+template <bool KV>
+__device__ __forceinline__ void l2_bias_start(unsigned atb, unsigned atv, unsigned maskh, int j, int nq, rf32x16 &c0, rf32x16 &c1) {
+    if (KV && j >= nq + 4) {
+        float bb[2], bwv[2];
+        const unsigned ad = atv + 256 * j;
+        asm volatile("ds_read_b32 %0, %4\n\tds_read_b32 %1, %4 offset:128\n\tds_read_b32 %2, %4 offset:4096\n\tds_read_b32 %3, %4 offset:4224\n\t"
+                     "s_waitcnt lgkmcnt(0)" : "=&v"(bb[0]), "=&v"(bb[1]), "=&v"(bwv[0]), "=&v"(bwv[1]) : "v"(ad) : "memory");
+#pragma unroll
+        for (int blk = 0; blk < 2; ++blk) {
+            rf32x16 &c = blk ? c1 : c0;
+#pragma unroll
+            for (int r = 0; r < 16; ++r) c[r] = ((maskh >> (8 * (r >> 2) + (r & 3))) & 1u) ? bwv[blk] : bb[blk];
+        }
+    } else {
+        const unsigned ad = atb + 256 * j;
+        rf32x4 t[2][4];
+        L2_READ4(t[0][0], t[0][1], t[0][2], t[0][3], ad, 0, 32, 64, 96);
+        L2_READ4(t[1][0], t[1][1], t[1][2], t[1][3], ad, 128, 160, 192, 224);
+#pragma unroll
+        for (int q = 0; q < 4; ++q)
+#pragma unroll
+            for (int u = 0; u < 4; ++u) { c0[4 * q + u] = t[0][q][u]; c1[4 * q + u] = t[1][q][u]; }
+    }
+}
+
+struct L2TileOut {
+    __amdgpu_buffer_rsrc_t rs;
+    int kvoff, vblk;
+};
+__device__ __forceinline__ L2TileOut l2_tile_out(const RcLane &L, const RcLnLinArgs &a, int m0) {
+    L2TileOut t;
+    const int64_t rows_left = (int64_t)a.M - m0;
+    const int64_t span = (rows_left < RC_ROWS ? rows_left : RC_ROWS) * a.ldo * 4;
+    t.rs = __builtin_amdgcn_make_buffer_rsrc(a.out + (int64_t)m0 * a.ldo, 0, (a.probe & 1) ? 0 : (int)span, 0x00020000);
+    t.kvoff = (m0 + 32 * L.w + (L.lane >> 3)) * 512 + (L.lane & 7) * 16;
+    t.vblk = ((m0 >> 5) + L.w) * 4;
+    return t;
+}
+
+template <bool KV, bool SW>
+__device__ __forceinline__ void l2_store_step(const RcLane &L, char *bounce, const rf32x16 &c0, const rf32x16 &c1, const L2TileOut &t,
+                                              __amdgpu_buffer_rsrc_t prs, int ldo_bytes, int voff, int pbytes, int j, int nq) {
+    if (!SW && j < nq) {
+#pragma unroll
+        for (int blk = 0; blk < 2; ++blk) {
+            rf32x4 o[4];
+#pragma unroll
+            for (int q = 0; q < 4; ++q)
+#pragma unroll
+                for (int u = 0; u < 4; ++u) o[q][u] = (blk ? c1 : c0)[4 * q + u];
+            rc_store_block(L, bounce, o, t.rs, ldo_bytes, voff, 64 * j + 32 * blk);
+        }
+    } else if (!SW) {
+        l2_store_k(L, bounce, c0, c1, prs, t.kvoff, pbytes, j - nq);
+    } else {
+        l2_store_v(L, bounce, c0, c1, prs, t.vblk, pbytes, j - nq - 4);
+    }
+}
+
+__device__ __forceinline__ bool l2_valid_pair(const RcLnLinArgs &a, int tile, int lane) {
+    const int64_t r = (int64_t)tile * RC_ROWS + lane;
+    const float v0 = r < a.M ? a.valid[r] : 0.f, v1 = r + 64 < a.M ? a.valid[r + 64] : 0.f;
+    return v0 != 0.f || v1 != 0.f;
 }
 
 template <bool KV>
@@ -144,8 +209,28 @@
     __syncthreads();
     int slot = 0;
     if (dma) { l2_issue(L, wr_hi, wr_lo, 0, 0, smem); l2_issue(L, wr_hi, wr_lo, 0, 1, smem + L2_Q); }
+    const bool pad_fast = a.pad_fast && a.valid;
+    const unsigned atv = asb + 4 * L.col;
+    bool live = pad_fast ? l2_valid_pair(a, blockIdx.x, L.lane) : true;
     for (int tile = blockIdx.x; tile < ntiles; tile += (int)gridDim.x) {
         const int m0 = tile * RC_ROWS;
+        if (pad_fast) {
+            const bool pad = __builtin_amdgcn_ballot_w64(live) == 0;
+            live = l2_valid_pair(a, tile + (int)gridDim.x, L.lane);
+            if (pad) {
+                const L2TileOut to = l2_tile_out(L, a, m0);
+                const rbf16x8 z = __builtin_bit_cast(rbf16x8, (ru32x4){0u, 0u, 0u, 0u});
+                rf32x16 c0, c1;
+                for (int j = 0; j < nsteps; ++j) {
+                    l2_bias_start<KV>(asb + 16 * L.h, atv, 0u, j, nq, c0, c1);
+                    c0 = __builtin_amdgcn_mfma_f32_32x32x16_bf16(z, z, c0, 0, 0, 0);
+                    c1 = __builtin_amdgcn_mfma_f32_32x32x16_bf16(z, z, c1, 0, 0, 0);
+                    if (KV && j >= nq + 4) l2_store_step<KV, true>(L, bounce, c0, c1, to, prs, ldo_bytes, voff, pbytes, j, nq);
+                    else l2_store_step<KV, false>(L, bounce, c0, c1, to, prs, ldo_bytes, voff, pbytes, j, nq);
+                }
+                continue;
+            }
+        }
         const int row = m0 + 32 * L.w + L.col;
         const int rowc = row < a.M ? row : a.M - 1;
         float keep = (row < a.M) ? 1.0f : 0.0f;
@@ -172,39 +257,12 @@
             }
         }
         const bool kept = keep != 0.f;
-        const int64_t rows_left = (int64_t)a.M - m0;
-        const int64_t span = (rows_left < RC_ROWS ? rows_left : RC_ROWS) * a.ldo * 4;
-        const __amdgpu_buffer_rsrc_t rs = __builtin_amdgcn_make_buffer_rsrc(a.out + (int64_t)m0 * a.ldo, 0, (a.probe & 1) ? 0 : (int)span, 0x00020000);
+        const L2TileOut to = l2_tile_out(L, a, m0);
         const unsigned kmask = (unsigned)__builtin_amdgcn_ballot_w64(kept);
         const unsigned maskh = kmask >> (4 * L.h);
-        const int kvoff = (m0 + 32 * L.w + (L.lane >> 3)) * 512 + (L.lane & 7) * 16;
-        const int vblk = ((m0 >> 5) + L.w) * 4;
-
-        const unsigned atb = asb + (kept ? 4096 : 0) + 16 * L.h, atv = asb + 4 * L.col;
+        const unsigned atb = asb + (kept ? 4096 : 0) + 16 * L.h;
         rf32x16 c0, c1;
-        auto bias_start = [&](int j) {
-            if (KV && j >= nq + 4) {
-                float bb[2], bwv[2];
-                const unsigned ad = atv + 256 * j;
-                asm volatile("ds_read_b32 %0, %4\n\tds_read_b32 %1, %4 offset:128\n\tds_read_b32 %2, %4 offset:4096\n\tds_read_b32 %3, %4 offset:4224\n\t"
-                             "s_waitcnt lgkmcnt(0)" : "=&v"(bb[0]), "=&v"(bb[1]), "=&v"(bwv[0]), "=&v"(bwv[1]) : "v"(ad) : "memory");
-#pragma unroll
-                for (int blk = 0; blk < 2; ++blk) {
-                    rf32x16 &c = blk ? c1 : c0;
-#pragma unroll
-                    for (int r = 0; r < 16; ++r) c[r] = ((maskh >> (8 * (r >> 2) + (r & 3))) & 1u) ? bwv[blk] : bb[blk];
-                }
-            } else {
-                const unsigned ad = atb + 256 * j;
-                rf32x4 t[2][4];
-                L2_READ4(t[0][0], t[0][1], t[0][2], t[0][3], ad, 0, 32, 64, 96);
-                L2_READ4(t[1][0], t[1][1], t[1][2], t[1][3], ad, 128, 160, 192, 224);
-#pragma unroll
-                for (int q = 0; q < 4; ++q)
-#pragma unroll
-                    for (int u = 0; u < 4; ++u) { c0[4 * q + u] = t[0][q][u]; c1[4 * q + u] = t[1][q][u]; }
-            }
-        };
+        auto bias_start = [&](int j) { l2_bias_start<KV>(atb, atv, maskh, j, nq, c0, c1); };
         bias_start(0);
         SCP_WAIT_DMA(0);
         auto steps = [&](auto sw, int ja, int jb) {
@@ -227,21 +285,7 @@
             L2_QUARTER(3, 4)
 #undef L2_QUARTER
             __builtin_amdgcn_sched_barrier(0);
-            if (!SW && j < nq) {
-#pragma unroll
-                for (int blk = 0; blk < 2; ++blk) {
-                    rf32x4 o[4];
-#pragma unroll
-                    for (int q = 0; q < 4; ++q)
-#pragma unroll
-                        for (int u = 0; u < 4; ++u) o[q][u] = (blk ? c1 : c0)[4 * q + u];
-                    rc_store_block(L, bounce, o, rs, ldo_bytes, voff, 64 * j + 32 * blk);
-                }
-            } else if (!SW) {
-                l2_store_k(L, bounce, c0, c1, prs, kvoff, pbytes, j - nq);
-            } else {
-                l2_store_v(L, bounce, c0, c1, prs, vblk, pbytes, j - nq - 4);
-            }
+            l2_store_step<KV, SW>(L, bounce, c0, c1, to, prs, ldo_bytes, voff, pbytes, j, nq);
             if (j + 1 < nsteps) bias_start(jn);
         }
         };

|---|

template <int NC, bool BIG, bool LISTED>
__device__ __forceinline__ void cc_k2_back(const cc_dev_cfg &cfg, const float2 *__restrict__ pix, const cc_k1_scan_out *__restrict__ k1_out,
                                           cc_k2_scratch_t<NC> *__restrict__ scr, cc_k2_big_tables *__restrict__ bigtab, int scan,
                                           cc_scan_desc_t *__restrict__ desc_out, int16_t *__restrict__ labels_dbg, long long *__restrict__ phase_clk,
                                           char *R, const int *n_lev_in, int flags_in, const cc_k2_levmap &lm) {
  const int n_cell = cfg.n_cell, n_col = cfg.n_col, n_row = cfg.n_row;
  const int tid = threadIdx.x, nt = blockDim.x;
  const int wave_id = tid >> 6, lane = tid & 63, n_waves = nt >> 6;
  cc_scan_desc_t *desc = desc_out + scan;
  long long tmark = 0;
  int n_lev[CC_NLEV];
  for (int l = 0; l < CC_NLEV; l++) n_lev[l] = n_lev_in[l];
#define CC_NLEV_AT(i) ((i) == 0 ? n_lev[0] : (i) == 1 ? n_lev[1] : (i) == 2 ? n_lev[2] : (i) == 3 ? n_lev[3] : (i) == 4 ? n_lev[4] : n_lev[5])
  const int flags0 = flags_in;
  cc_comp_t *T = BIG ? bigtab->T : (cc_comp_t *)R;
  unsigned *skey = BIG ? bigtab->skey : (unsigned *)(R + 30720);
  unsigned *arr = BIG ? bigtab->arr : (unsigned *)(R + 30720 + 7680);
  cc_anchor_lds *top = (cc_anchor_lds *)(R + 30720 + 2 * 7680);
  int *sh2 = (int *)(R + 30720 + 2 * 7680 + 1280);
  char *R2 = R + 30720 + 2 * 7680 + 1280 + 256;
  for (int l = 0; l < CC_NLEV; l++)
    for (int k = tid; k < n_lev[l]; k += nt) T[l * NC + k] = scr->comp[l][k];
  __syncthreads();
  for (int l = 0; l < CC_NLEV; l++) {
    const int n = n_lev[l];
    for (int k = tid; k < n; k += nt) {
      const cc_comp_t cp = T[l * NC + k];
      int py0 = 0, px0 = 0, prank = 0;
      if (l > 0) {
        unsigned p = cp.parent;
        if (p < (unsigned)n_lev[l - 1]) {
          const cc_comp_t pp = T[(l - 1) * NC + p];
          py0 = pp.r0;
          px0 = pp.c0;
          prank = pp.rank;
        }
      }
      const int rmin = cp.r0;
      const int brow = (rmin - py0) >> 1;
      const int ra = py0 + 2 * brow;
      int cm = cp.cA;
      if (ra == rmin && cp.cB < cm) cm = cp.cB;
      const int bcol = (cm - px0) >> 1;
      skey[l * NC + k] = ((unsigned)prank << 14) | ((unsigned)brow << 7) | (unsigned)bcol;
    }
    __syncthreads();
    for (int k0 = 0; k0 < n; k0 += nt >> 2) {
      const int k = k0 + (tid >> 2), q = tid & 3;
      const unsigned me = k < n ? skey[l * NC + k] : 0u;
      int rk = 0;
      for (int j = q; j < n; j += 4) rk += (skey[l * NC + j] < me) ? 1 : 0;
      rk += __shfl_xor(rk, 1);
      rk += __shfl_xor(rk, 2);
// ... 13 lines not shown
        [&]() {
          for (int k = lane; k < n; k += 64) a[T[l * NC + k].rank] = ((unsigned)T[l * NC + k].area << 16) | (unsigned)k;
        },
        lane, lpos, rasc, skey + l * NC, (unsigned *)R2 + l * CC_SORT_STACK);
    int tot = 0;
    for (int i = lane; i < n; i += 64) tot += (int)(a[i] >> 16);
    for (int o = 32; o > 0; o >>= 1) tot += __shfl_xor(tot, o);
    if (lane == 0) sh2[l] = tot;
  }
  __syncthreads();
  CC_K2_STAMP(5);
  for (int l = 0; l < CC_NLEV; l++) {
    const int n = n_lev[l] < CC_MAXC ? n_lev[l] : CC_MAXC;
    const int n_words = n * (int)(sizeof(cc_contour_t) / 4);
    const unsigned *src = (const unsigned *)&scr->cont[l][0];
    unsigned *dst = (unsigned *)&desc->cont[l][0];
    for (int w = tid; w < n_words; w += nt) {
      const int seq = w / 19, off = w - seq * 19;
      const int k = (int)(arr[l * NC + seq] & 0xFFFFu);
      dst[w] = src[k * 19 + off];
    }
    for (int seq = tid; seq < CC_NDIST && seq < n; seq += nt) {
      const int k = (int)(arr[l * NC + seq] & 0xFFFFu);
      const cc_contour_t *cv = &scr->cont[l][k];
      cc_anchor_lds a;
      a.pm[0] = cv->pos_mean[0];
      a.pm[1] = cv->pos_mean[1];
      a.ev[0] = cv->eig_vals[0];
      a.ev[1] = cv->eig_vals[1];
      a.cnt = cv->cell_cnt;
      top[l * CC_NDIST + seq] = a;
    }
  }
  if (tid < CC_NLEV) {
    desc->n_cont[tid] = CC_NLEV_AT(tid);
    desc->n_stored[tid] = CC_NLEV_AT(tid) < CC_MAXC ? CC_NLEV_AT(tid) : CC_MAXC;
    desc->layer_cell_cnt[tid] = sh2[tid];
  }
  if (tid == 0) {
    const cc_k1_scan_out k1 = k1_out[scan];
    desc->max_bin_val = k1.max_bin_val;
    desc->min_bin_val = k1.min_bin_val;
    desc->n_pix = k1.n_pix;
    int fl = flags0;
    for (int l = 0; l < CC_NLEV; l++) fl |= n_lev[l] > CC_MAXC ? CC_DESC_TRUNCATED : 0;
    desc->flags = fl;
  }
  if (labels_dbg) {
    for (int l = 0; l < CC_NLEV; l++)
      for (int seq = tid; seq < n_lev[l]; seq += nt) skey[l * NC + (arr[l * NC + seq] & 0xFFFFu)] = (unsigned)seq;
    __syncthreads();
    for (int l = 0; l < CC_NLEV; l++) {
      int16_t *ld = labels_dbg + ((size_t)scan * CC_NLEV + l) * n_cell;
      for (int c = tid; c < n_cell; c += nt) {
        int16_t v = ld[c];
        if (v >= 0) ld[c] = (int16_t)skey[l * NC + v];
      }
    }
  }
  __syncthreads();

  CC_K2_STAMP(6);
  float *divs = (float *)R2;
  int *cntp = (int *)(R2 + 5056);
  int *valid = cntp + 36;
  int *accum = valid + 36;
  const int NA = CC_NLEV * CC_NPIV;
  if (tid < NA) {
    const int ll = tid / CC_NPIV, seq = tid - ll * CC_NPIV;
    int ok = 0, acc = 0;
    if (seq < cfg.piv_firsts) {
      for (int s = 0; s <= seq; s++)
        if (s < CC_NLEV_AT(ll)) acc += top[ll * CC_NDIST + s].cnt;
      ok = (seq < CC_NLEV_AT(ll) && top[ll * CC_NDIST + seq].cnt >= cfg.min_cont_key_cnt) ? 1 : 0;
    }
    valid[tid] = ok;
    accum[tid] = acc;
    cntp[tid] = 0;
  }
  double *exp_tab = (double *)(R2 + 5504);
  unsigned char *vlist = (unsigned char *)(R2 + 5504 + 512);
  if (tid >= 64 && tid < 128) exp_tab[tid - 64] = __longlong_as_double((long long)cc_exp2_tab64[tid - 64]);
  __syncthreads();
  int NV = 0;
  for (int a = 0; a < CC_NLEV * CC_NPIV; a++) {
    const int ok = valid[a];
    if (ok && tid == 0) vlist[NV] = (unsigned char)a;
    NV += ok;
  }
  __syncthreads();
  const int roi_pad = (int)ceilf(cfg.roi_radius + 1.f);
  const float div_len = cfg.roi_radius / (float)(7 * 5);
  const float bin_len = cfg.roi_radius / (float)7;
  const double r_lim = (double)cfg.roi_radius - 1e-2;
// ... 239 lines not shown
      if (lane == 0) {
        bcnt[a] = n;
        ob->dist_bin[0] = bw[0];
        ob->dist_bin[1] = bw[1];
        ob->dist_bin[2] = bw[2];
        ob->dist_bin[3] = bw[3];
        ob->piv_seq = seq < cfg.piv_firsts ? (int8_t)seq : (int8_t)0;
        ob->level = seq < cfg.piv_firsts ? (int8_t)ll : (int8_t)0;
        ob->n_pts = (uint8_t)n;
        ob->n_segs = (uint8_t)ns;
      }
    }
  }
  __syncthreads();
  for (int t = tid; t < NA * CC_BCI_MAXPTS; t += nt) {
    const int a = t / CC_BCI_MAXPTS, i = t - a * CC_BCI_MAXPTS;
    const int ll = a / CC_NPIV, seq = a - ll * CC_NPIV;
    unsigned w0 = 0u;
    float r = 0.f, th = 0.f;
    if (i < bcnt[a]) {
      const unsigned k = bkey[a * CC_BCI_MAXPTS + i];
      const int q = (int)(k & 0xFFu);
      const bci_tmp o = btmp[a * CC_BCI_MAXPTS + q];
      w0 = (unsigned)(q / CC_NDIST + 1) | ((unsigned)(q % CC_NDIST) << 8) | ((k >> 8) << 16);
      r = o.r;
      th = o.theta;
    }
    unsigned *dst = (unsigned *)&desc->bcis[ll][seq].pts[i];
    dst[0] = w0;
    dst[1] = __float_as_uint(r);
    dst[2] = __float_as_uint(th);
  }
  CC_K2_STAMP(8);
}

|---|

Check each line above for the string "lines" and copy the ones that have it.

* Task response
// ... 13 lines not shown
// ... 239 lines not shown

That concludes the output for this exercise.